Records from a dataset
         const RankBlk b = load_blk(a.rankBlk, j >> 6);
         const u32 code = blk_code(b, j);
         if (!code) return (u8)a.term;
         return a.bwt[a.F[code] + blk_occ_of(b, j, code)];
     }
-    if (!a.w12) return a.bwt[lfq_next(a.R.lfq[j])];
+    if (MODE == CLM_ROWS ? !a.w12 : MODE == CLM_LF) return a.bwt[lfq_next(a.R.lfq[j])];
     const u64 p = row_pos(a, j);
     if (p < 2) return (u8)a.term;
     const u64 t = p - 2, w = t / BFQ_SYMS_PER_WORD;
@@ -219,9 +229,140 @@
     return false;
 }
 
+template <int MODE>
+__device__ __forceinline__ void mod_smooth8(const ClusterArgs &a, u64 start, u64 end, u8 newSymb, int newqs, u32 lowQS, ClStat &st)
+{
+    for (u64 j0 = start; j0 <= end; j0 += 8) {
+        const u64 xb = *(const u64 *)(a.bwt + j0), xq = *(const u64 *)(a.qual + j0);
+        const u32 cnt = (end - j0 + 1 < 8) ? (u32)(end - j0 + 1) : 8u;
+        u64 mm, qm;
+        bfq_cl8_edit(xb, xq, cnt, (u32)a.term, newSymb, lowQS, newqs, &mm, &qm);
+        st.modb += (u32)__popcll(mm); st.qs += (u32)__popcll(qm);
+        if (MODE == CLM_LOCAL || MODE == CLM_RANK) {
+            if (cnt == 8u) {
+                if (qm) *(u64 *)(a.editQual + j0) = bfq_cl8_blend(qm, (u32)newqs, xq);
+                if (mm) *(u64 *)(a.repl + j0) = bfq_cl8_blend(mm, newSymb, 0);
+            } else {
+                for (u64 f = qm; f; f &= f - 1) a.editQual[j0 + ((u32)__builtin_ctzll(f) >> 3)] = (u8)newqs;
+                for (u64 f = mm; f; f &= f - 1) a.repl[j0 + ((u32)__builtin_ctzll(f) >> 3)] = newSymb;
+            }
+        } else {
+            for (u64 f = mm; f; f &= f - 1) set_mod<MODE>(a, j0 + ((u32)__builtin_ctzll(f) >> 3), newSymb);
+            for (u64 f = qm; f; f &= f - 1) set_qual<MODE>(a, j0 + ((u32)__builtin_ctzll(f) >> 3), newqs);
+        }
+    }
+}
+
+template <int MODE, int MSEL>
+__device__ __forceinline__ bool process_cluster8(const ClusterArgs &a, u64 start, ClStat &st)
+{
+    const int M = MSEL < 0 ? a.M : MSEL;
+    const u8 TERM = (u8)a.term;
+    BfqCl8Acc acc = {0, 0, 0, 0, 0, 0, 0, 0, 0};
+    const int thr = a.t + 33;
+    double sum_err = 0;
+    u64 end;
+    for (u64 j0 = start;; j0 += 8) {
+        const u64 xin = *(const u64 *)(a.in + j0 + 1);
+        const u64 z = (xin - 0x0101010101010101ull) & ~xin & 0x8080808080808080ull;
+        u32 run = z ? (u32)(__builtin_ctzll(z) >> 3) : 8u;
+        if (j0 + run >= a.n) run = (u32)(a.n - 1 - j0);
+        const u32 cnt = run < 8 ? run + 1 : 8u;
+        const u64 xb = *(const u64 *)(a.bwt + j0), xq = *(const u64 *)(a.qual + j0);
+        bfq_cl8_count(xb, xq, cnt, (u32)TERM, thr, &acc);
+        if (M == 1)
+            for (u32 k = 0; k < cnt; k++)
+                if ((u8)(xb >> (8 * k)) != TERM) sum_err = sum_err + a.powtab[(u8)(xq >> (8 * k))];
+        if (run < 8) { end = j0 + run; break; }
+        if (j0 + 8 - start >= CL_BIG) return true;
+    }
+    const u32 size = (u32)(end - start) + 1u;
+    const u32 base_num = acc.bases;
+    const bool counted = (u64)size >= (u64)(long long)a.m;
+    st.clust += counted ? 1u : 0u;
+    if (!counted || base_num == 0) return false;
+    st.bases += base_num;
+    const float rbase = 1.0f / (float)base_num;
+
==
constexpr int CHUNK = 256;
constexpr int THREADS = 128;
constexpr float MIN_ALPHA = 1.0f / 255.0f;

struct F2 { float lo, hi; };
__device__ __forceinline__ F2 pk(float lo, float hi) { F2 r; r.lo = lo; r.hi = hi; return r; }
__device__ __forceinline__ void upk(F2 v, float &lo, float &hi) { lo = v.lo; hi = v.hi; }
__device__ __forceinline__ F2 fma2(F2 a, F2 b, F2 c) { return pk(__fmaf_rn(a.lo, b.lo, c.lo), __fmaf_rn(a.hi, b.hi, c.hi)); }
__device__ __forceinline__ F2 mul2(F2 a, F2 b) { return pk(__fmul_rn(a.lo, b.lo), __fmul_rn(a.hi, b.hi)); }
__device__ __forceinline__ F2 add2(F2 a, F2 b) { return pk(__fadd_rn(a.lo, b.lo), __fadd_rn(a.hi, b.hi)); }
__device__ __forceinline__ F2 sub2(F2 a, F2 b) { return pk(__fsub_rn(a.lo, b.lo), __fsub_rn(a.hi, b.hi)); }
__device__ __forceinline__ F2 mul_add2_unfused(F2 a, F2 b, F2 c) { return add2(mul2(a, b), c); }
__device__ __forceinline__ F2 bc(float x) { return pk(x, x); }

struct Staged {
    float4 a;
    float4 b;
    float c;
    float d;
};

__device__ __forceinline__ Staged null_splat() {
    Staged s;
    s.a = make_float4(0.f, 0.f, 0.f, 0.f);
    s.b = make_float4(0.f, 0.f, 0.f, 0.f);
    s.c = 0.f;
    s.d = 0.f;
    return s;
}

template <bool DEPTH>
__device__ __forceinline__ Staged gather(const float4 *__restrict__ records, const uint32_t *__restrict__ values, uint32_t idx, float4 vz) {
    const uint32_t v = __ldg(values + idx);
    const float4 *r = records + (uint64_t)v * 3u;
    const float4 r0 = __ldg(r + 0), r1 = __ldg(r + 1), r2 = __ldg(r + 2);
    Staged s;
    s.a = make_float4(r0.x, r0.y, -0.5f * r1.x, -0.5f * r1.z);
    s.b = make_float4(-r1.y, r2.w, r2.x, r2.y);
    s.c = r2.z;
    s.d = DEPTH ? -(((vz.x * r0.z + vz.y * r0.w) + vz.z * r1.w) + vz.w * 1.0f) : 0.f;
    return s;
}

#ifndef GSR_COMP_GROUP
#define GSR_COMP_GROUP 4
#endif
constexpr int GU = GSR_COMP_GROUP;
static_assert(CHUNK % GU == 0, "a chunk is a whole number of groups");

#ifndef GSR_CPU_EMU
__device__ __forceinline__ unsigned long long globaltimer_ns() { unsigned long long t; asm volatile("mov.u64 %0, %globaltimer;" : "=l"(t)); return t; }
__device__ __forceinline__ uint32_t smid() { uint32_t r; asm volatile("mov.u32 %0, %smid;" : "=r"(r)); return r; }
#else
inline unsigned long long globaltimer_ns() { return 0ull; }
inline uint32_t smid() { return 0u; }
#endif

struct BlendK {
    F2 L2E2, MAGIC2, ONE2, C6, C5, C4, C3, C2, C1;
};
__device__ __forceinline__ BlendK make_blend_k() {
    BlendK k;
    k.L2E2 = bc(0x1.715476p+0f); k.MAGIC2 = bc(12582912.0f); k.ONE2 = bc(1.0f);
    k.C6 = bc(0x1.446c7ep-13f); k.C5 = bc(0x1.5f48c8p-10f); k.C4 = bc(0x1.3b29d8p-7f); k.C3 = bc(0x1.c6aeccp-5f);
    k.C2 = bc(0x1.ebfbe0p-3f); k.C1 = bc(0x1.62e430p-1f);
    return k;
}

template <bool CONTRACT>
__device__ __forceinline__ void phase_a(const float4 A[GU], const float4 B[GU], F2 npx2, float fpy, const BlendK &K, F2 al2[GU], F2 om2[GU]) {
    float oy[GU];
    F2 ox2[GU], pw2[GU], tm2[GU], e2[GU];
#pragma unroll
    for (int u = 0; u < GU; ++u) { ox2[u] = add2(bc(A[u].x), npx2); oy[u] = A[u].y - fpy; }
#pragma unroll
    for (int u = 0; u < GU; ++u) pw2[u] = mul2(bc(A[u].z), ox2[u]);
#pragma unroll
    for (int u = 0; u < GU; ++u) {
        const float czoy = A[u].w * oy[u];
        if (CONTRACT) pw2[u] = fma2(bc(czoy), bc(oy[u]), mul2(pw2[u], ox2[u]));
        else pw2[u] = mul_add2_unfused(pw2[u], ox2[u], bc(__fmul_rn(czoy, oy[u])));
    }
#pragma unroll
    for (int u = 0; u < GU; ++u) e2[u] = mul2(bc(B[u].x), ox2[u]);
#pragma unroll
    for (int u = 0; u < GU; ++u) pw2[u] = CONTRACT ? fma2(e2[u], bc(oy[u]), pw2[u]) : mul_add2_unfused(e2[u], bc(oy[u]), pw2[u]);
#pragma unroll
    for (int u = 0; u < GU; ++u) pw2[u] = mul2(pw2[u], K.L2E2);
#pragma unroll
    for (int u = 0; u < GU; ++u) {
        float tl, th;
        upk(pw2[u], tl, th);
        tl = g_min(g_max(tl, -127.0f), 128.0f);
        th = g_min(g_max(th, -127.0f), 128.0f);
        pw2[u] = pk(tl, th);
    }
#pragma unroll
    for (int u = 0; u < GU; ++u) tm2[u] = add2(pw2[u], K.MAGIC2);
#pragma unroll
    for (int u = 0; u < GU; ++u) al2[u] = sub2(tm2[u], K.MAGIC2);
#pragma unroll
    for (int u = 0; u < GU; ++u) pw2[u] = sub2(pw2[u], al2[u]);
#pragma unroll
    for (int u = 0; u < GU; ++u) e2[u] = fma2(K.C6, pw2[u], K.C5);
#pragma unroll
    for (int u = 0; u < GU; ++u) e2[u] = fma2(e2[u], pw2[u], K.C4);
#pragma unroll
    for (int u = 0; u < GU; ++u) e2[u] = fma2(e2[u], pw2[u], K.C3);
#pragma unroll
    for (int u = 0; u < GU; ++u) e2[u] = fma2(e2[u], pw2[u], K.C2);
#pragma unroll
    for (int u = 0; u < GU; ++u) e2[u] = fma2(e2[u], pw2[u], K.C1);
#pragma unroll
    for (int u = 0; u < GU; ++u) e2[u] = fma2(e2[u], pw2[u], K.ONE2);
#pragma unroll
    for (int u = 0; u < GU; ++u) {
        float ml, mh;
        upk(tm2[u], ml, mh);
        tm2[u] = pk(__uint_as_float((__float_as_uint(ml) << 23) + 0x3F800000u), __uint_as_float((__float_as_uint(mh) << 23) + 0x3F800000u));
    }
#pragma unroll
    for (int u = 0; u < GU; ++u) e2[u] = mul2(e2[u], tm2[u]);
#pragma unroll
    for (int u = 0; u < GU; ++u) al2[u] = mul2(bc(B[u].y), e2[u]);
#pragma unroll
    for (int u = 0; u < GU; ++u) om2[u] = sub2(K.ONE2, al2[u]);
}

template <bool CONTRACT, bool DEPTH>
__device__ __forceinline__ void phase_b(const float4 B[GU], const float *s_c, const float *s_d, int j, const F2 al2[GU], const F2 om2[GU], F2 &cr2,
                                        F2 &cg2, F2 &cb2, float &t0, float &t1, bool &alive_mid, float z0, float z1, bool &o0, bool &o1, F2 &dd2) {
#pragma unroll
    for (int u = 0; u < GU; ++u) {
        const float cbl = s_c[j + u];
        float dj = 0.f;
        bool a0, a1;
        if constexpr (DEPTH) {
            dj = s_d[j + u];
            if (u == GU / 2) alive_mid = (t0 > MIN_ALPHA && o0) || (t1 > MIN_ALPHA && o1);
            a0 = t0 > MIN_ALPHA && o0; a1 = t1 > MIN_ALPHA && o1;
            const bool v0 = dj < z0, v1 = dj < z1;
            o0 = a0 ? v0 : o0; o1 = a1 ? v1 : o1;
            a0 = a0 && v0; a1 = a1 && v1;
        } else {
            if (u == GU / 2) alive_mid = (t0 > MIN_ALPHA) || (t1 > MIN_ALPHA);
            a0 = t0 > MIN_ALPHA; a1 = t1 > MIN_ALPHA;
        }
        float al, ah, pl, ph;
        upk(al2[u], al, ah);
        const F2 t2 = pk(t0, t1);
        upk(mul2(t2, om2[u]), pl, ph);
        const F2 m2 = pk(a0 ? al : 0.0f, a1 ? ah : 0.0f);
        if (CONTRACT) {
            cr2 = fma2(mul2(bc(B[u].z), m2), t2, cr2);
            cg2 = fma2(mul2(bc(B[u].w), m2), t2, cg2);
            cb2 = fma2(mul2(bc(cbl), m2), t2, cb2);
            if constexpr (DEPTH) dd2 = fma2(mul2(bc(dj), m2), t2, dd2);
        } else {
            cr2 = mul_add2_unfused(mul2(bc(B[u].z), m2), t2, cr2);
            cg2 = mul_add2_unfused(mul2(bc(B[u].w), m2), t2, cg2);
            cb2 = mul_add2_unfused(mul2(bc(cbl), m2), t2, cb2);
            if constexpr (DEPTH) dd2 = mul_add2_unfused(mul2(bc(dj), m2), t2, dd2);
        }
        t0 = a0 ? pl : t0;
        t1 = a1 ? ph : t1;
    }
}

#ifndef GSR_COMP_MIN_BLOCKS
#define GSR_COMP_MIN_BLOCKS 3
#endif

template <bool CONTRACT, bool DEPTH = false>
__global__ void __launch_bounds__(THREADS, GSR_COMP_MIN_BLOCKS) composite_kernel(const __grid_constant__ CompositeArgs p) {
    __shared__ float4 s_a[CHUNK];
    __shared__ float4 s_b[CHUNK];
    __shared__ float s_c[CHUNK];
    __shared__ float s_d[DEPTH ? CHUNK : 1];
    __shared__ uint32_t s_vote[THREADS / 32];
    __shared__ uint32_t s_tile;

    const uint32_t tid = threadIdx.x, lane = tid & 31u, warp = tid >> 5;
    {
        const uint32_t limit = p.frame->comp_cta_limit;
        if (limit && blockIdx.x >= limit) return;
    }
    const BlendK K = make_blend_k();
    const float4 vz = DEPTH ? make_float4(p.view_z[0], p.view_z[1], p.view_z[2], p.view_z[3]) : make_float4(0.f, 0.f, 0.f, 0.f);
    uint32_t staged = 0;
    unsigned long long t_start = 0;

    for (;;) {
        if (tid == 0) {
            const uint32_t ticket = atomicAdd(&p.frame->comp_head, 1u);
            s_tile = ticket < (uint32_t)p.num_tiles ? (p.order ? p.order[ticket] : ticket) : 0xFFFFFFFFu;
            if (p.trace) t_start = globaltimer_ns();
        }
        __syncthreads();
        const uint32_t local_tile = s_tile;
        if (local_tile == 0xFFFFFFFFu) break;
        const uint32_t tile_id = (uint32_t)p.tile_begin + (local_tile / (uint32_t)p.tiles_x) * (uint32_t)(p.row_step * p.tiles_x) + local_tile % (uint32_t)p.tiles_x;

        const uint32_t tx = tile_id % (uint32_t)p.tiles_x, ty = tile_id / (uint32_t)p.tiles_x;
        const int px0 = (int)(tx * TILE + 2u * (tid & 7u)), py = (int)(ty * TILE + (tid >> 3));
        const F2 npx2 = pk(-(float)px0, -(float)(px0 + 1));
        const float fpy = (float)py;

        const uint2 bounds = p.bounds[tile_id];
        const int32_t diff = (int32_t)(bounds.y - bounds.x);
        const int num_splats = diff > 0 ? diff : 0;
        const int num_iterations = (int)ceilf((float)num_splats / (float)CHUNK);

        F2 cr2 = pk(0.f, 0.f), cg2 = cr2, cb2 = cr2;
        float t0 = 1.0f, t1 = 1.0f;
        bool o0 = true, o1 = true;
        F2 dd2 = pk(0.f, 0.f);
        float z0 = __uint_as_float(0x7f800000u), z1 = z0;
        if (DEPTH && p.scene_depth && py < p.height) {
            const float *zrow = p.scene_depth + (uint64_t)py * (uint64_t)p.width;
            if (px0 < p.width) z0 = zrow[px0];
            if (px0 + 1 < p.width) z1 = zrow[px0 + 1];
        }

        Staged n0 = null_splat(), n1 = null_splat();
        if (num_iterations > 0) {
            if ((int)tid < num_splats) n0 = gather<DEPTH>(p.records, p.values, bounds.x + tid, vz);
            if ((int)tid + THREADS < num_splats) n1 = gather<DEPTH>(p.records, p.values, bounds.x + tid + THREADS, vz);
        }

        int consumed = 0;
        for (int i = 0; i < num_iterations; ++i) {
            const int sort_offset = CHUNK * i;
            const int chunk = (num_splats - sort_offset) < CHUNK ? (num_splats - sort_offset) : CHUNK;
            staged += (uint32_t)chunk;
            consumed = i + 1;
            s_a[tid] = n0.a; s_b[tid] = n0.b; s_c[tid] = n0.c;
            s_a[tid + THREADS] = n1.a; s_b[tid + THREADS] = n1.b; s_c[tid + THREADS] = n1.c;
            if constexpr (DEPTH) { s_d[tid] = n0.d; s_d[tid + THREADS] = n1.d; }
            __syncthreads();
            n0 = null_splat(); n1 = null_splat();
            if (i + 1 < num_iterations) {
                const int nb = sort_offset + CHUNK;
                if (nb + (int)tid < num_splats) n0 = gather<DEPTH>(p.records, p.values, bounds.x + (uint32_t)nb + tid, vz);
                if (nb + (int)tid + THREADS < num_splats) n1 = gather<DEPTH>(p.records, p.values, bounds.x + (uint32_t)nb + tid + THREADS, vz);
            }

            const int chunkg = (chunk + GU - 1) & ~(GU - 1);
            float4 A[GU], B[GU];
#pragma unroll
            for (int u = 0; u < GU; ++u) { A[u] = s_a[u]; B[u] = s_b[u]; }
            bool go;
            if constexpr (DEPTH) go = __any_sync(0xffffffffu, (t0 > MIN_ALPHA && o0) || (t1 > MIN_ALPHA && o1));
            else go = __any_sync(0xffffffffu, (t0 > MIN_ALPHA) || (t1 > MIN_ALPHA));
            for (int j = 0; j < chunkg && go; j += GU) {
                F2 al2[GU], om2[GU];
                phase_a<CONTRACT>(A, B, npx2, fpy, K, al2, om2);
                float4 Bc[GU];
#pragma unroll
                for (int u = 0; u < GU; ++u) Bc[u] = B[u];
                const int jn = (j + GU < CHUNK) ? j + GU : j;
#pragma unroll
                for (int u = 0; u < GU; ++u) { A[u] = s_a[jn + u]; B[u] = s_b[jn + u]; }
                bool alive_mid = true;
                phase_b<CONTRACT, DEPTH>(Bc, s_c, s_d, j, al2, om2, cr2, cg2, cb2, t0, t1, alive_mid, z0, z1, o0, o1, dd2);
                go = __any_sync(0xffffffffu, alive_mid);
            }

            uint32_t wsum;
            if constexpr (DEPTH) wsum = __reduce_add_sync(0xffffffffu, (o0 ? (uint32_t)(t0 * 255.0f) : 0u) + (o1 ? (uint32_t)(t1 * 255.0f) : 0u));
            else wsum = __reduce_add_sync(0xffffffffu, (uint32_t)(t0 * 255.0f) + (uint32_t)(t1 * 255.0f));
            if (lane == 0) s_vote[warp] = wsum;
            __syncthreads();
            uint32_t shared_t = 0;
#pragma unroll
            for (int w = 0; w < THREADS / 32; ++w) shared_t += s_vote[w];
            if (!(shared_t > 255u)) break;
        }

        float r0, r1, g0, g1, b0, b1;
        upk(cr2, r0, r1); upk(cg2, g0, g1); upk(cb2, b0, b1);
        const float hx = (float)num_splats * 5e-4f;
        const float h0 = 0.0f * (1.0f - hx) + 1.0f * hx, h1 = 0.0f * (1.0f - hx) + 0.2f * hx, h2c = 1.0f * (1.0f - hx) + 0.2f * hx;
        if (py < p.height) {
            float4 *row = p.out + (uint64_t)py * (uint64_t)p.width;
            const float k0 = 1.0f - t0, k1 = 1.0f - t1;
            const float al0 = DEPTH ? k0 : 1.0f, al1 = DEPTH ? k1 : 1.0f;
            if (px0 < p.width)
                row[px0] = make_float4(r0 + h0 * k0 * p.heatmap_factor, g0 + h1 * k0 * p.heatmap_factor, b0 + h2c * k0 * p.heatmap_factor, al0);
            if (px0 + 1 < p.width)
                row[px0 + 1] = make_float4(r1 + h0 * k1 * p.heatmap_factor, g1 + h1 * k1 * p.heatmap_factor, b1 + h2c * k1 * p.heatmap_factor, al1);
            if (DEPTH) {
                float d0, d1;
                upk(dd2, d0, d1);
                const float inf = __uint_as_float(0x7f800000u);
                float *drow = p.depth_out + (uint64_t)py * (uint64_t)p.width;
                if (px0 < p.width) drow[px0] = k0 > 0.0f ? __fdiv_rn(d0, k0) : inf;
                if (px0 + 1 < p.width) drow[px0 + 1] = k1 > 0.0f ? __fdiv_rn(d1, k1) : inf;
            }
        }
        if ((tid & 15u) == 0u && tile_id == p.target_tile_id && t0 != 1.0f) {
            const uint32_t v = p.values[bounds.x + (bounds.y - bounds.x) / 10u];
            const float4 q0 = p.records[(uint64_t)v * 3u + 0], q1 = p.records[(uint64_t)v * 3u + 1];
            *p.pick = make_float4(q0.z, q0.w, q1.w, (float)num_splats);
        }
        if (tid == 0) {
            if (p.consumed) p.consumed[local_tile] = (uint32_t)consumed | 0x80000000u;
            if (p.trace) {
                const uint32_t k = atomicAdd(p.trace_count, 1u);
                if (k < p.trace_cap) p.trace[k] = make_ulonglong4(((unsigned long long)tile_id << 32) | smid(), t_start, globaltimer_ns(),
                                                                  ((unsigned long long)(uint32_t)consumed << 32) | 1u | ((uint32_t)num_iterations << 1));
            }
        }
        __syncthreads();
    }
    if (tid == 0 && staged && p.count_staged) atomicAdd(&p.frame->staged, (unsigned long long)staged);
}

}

### [The task]
From the records above, print exactly the lines that run from the line with "u64 *)(a.in + j0 + 1);" to the line with "start) + 1u;", inclusive.

### [Output for this task]
+        const u64 xin = *(const u64 *)(a.in + j0 + 1);
+        const u64 z = (xin - 0x0101010101010101ull) & ~xin & 0x8080808080808080ull;
+        u32 run = z ? (u32)(__builtin_ctzll(z) >> 3) : 8u;
+        if (j0 + run >= a.n) run = (u32)(a.n - 1 - j0);
+        const u32 cnt = run < 8 ? run + 1 : 8u;
+        const u64 xb = *(const u64 *)(a.bwt + j0), xq = *(const u64 *)(a.qual + j0);
+        bfq_cl8_count(xb, xq, cnt, (u32)TERM, thr, &acc);
+        if (M == 1)
+            for (u32 k = 0; k < cnt; k++)
+                if ((u8)(xb >> (8 * k)) != TERM) sum_err = sum_err + a.powtab[(u8)(xq >> (8 * k))];
+        if (run < 8) { end = j0 + run; break; }
+        if (j0 + 8 - start >= CL_BIG) return true;
+    }
+    const u32 size = (u32)(end - start) + 1u;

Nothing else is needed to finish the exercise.